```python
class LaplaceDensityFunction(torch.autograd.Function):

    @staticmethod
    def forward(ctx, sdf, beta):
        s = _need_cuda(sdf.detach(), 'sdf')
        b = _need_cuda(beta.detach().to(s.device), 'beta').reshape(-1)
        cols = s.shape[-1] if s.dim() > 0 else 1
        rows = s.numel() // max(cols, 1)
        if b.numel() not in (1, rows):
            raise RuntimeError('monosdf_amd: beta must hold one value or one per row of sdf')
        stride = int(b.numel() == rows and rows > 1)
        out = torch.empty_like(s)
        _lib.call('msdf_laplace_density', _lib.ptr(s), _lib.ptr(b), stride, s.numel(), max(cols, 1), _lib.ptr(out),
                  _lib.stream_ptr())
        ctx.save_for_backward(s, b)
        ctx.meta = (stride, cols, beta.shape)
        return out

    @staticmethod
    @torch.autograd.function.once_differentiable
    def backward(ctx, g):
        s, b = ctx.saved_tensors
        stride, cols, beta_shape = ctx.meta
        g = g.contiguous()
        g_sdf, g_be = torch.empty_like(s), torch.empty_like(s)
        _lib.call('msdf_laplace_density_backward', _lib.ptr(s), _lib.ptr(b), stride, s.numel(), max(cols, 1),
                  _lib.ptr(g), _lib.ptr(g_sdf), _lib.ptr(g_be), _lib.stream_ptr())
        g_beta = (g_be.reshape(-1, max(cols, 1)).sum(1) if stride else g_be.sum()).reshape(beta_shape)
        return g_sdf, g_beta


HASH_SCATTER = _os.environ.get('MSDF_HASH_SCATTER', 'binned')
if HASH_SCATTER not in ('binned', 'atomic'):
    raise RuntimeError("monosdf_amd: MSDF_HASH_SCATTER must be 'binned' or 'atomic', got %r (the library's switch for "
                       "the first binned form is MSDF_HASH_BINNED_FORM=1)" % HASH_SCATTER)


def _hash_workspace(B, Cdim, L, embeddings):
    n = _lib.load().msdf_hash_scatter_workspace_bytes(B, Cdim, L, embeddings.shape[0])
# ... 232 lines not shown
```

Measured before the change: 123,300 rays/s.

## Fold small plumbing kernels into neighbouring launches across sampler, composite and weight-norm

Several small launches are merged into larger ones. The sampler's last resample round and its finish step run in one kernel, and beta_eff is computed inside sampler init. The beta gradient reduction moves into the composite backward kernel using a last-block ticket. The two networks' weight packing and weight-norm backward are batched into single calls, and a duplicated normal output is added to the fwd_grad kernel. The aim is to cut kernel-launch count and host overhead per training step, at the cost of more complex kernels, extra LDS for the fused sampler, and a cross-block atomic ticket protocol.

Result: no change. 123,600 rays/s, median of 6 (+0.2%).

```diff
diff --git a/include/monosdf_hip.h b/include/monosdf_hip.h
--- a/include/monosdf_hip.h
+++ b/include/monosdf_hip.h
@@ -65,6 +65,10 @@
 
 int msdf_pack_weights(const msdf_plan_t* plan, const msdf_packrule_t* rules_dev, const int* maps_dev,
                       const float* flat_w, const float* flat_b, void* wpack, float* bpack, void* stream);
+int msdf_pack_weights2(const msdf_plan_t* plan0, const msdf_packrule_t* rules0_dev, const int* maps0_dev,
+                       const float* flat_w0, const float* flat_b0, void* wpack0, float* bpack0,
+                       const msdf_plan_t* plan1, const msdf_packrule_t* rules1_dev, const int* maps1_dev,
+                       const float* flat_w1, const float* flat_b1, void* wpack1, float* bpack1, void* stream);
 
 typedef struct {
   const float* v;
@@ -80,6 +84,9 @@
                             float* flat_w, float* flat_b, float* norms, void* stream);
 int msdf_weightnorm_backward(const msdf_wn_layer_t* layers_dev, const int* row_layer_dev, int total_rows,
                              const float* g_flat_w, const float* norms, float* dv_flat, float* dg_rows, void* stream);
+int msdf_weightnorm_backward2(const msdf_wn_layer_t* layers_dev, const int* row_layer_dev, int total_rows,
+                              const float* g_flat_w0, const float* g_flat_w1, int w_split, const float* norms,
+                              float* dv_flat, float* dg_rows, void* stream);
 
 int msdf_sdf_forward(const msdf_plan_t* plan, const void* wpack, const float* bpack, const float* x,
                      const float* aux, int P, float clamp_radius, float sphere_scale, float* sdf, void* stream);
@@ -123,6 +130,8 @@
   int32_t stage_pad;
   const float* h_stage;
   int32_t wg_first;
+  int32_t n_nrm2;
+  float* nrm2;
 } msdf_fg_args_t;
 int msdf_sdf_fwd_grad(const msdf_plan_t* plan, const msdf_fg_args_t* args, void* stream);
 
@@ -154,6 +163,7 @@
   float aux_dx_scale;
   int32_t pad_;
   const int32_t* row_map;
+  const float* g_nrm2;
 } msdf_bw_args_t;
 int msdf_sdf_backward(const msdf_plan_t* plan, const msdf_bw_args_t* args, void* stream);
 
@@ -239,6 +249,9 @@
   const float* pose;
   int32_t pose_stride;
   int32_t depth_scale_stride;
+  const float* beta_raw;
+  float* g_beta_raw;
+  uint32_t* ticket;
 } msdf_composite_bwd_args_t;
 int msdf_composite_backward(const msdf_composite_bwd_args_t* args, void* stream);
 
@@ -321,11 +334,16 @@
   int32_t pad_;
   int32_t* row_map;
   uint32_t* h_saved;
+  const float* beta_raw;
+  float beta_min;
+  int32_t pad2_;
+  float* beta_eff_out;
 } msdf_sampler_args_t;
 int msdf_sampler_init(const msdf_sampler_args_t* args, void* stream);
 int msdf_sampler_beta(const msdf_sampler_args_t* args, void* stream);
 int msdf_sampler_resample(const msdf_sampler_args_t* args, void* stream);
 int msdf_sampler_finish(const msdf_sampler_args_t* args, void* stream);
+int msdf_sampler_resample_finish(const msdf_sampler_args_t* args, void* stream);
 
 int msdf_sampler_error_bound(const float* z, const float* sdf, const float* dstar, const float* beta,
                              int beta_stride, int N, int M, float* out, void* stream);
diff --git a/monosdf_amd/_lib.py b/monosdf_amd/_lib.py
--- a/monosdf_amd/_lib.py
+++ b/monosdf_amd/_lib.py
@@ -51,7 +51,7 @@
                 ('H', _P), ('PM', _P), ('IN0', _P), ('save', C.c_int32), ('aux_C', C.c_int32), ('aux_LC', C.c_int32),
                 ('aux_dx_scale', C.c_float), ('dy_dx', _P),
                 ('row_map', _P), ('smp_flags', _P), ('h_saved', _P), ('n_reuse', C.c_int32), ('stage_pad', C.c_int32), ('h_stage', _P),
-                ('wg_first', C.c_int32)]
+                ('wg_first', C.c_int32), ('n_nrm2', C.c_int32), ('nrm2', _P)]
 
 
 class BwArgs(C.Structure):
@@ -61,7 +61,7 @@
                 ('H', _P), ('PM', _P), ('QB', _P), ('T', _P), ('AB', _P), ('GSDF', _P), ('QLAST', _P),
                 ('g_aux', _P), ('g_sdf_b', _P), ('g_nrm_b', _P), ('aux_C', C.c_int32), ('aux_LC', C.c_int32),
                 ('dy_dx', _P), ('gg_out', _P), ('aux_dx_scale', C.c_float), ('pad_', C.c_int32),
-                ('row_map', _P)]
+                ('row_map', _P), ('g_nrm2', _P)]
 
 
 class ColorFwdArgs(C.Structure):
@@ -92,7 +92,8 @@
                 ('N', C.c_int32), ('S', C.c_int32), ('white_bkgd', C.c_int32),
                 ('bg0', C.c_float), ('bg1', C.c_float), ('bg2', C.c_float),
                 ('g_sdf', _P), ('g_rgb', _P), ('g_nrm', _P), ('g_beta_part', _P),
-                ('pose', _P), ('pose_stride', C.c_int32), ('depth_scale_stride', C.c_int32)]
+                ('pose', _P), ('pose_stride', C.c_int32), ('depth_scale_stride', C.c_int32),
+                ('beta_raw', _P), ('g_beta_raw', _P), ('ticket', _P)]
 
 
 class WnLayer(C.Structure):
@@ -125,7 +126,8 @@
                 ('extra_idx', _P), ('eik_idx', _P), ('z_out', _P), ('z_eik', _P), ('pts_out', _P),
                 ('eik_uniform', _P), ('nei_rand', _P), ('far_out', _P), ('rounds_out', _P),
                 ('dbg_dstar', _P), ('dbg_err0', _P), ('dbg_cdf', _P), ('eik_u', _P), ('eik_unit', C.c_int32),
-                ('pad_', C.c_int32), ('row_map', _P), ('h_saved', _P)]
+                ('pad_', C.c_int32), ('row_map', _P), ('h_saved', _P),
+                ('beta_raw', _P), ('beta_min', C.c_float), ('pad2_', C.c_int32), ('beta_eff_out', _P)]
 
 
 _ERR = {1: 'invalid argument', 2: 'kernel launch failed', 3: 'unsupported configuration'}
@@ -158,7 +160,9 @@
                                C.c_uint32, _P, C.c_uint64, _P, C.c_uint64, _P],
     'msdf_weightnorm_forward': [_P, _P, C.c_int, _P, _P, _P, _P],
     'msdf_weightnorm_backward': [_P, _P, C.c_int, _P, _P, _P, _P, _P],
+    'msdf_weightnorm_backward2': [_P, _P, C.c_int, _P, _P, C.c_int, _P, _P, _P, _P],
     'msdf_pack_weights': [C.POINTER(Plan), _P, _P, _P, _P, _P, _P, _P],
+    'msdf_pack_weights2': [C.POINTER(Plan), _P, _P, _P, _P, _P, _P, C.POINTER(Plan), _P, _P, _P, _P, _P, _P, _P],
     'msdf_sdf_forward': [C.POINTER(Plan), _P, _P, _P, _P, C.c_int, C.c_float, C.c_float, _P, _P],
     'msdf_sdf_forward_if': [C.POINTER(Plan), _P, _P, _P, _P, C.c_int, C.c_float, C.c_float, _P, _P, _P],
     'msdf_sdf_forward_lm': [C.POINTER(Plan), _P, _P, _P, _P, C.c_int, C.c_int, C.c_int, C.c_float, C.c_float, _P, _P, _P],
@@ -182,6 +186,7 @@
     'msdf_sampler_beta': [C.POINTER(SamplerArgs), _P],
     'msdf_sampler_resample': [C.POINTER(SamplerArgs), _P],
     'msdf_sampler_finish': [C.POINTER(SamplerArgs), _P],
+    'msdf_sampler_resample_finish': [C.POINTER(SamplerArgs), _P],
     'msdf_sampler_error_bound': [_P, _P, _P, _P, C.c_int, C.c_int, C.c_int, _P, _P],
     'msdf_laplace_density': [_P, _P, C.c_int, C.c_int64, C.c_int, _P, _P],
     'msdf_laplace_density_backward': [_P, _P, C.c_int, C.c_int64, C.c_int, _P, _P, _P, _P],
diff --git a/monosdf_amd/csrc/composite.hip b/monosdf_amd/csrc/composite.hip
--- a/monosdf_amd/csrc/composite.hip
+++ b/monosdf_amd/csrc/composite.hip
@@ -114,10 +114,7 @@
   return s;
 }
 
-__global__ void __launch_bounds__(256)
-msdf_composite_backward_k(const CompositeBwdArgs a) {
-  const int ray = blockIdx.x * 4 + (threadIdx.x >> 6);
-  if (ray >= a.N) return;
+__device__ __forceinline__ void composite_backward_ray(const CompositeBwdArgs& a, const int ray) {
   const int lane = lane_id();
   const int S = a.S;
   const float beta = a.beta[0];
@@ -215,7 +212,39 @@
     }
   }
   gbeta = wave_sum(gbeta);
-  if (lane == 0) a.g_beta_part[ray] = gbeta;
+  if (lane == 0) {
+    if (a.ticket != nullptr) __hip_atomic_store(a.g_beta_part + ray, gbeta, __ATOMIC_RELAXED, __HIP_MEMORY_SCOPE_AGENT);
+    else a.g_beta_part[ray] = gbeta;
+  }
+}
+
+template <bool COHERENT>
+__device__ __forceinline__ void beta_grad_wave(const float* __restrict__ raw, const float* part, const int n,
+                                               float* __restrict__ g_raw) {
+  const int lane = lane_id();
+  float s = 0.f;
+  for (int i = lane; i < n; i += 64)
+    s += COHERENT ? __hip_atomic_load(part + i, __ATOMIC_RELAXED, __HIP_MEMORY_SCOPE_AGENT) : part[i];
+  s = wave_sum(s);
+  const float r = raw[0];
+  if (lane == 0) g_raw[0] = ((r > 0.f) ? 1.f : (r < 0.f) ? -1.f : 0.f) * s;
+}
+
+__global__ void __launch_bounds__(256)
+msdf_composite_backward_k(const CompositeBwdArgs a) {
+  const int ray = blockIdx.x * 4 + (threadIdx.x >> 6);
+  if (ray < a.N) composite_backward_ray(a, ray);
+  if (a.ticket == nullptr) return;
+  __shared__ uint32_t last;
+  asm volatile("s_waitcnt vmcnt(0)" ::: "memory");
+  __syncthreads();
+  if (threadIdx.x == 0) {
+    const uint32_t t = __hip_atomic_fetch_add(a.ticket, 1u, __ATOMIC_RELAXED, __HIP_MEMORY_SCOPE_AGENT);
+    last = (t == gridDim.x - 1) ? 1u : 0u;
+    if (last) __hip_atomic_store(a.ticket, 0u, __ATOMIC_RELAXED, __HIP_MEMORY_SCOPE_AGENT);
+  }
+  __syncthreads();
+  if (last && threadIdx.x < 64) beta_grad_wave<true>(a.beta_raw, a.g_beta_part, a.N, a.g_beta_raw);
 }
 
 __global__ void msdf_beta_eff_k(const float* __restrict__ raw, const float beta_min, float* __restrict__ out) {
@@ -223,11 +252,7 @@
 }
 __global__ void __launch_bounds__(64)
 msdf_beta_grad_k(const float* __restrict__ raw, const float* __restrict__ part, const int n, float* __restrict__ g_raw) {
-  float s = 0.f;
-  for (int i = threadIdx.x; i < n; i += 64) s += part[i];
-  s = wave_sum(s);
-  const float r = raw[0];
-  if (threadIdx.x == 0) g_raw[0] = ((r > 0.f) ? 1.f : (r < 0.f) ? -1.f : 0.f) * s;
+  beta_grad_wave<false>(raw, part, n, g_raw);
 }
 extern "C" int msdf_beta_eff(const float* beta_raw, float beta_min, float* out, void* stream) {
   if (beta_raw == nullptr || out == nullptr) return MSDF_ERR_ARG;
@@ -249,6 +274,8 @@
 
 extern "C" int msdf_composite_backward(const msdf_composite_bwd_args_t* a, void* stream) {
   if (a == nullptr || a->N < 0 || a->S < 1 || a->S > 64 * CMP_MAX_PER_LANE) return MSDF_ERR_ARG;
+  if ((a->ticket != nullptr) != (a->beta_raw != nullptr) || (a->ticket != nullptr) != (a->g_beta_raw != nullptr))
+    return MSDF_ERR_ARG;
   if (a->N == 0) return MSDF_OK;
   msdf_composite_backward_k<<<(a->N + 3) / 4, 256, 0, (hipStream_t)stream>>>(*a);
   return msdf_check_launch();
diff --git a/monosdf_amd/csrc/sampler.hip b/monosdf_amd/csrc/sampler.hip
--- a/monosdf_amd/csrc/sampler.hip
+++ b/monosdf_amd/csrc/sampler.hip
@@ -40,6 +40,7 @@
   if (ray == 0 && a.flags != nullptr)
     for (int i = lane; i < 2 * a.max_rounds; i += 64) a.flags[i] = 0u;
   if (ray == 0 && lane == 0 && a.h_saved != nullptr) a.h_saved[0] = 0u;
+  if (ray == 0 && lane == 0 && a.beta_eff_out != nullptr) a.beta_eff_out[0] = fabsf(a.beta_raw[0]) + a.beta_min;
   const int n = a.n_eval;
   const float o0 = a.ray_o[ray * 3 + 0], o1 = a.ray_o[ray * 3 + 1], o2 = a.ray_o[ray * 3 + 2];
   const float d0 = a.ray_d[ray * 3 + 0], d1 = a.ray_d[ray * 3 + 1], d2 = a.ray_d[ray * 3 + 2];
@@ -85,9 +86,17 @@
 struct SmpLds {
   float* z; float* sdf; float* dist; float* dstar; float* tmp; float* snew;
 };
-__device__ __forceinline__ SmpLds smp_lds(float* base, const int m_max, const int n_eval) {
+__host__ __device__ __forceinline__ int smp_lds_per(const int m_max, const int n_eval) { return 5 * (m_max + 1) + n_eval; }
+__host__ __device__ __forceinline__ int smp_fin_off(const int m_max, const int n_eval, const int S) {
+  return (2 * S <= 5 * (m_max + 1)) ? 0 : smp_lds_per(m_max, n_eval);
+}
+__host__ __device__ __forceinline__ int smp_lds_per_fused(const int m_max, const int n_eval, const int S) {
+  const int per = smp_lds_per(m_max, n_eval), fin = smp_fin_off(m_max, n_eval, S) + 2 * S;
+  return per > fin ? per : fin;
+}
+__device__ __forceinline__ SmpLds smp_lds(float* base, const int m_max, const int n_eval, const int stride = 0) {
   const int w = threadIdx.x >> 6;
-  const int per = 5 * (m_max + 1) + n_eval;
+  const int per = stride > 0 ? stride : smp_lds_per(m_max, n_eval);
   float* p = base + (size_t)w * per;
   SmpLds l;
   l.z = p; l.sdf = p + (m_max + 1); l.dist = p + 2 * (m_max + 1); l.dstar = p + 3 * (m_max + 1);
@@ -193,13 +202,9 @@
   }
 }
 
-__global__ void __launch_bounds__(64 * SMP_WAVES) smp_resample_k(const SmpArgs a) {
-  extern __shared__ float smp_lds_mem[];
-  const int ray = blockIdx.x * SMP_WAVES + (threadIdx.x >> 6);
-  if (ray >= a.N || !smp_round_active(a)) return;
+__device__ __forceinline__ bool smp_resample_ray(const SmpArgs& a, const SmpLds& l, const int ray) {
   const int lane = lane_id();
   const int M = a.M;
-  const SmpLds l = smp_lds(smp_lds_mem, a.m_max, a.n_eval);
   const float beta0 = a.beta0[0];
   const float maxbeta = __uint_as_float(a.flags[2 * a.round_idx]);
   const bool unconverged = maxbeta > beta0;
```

* * *

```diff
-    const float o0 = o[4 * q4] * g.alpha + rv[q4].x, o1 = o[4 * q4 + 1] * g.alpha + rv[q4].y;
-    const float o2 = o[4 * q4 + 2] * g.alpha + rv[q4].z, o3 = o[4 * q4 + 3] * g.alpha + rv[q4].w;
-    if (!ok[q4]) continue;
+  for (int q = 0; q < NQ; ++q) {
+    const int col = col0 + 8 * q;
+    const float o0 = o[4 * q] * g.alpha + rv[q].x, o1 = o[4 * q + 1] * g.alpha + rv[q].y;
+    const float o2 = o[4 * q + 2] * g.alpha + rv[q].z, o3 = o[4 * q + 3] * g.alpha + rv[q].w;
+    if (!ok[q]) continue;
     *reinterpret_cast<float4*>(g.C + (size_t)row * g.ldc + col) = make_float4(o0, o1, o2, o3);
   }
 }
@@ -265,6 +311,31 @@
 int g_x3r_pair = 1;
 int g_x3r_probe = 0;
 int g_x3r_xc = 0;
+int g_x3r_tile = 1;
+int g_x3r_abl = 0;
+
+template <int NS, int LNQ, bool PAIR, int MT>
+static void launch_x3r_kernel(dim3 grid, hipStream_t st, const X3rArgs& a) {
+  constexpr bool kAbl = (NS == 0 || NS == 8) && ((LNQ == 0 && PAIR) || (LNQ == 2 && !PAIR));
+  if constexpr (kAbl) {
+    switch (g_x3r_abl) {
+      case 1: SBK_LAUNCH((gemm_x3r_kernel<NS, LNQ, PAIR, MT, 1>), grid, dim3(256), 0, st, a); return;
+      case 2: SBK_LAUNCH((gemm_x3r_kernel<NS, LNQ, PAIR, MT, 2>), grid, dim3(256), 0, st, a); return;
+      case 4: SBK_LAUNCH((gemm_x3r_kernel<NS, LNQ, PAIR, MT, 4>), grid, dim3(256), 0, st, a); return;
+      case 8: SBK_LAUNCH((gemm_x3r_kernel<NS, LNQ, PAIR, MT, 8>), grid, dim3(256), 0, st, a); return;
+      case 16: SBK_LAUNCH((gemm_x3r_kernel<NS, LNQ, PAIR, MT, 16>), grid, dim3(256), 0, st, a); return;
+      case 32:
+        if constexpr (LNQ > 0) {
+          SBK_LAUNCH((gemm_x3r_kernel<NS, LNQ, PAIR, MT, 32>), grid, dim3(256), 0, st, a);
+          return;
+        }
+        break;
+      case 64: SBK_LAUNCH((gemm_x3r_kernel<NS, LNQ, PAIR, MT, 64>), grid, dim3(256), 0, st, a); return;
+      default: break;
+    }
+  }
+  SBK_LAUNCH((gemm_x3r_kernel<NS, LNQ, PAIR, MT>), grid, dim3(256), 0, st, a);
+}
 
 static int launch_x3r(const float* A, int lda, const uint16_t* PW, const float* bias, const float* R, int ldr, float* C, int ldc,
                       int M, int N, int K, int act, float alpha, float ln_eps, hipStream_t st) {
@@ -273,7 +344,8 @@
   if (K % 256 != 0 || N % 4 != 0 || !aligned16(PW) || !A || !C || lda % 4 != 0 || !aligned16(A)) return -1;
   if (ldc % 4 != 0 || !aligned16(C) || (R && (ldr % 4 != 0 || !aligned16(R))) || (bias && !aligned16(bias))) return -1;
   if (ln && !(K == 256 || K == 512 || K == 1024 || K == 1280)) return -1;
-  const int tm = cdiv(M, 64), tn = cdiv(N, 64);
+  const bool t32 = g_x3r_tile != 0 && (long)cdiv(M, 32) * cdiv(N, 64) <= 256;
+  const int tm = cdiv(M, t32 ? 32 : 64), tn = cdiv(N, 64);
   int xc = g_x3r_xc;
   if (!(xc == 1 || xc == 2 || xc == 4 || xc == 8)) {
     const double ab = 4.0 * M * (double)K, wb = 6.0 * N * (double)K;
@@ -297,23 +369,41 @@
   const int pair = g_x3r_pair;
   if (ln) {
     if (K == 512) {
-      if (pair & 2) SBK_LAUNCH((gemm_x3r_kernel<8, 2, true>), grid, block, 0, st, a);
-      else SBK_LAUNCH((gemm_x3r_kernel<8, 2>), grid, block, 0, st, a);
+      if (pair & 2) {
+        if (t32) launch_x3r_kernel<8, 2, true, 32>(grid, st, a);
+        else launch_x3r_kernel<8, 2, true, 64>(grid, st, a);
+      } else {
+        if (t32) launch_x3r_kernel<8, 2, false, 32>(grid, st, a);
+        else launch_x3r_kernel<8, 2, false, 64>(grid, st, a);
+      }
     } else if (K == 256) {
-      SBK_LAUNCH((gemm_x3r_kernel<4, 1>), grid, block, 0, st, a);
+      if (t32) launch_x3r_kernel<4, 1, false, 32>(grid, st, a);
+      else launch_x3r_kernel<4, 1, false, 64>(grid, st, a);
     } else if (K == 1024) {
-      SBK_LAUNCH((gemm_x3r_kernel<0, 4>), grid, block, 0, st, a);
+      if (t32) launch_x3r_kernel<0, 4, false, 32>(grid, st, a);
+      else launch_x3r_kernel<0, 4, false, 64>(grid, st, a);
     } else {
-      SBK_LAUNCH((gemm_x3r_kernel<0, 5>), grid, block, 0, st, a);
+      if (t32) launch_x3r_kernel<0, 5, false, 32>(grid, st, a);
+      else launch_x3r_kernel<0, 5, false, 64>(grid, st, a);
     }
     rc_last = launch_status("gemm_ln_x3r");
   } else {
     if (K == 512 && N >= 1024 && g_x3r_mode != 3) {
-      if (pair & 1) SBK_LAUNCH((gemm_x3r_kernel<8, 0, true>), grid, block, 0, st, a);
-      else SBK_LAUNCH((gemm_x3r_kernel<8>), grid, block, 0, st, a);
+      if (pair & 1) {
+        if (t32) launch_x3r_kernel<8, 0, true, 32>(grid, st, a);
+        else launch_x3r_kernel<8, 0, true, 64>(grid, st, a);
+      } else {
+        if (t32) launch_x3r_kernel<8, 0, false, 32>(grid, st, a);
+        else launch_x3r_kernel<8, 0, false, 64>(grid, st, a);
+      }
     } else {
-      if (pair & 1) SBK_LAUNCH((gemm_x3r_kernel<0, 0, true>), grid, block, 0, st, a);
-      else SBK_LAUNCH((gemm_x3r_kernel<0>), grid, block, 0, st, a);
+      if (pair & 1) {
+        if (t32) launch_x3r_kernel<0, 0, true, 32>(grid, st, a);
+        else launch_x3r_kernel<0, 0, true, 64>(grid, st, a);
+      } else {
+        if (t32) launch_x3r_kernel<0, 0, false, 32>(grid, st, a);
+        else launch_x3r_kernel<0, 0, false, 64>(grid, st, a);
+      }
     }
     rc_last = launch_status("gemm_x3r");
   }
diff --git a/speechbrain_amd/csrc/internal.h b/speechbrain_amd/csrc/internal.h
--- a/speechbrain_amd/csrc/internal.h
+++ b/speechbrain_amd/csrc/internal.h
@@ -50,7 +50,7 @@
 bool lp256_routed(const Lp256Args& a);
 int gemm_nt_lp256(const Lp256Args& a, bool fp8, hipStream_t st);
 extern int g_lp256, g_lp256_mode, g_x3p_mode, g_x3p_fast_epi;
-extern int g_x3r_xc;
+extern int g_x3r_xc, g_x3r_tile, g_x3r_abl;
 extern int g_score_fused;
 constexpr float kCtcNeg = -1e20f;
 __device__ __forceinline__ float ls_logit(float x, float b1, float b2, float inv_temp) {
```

* * *

EXERCISE OBJECTIVE: Whenever a line of the material holds the word "raise", copy it out.

WRITTEN SOLUTION:
            raise RuntimeError('monosdf_amd: beta must hold one value or one per row of sdf')
    raise RuntimeError("monosdf_amd: MSDF_HASH_SCATTER must be 'binned' or 'atomic', got %r (the library's switch for "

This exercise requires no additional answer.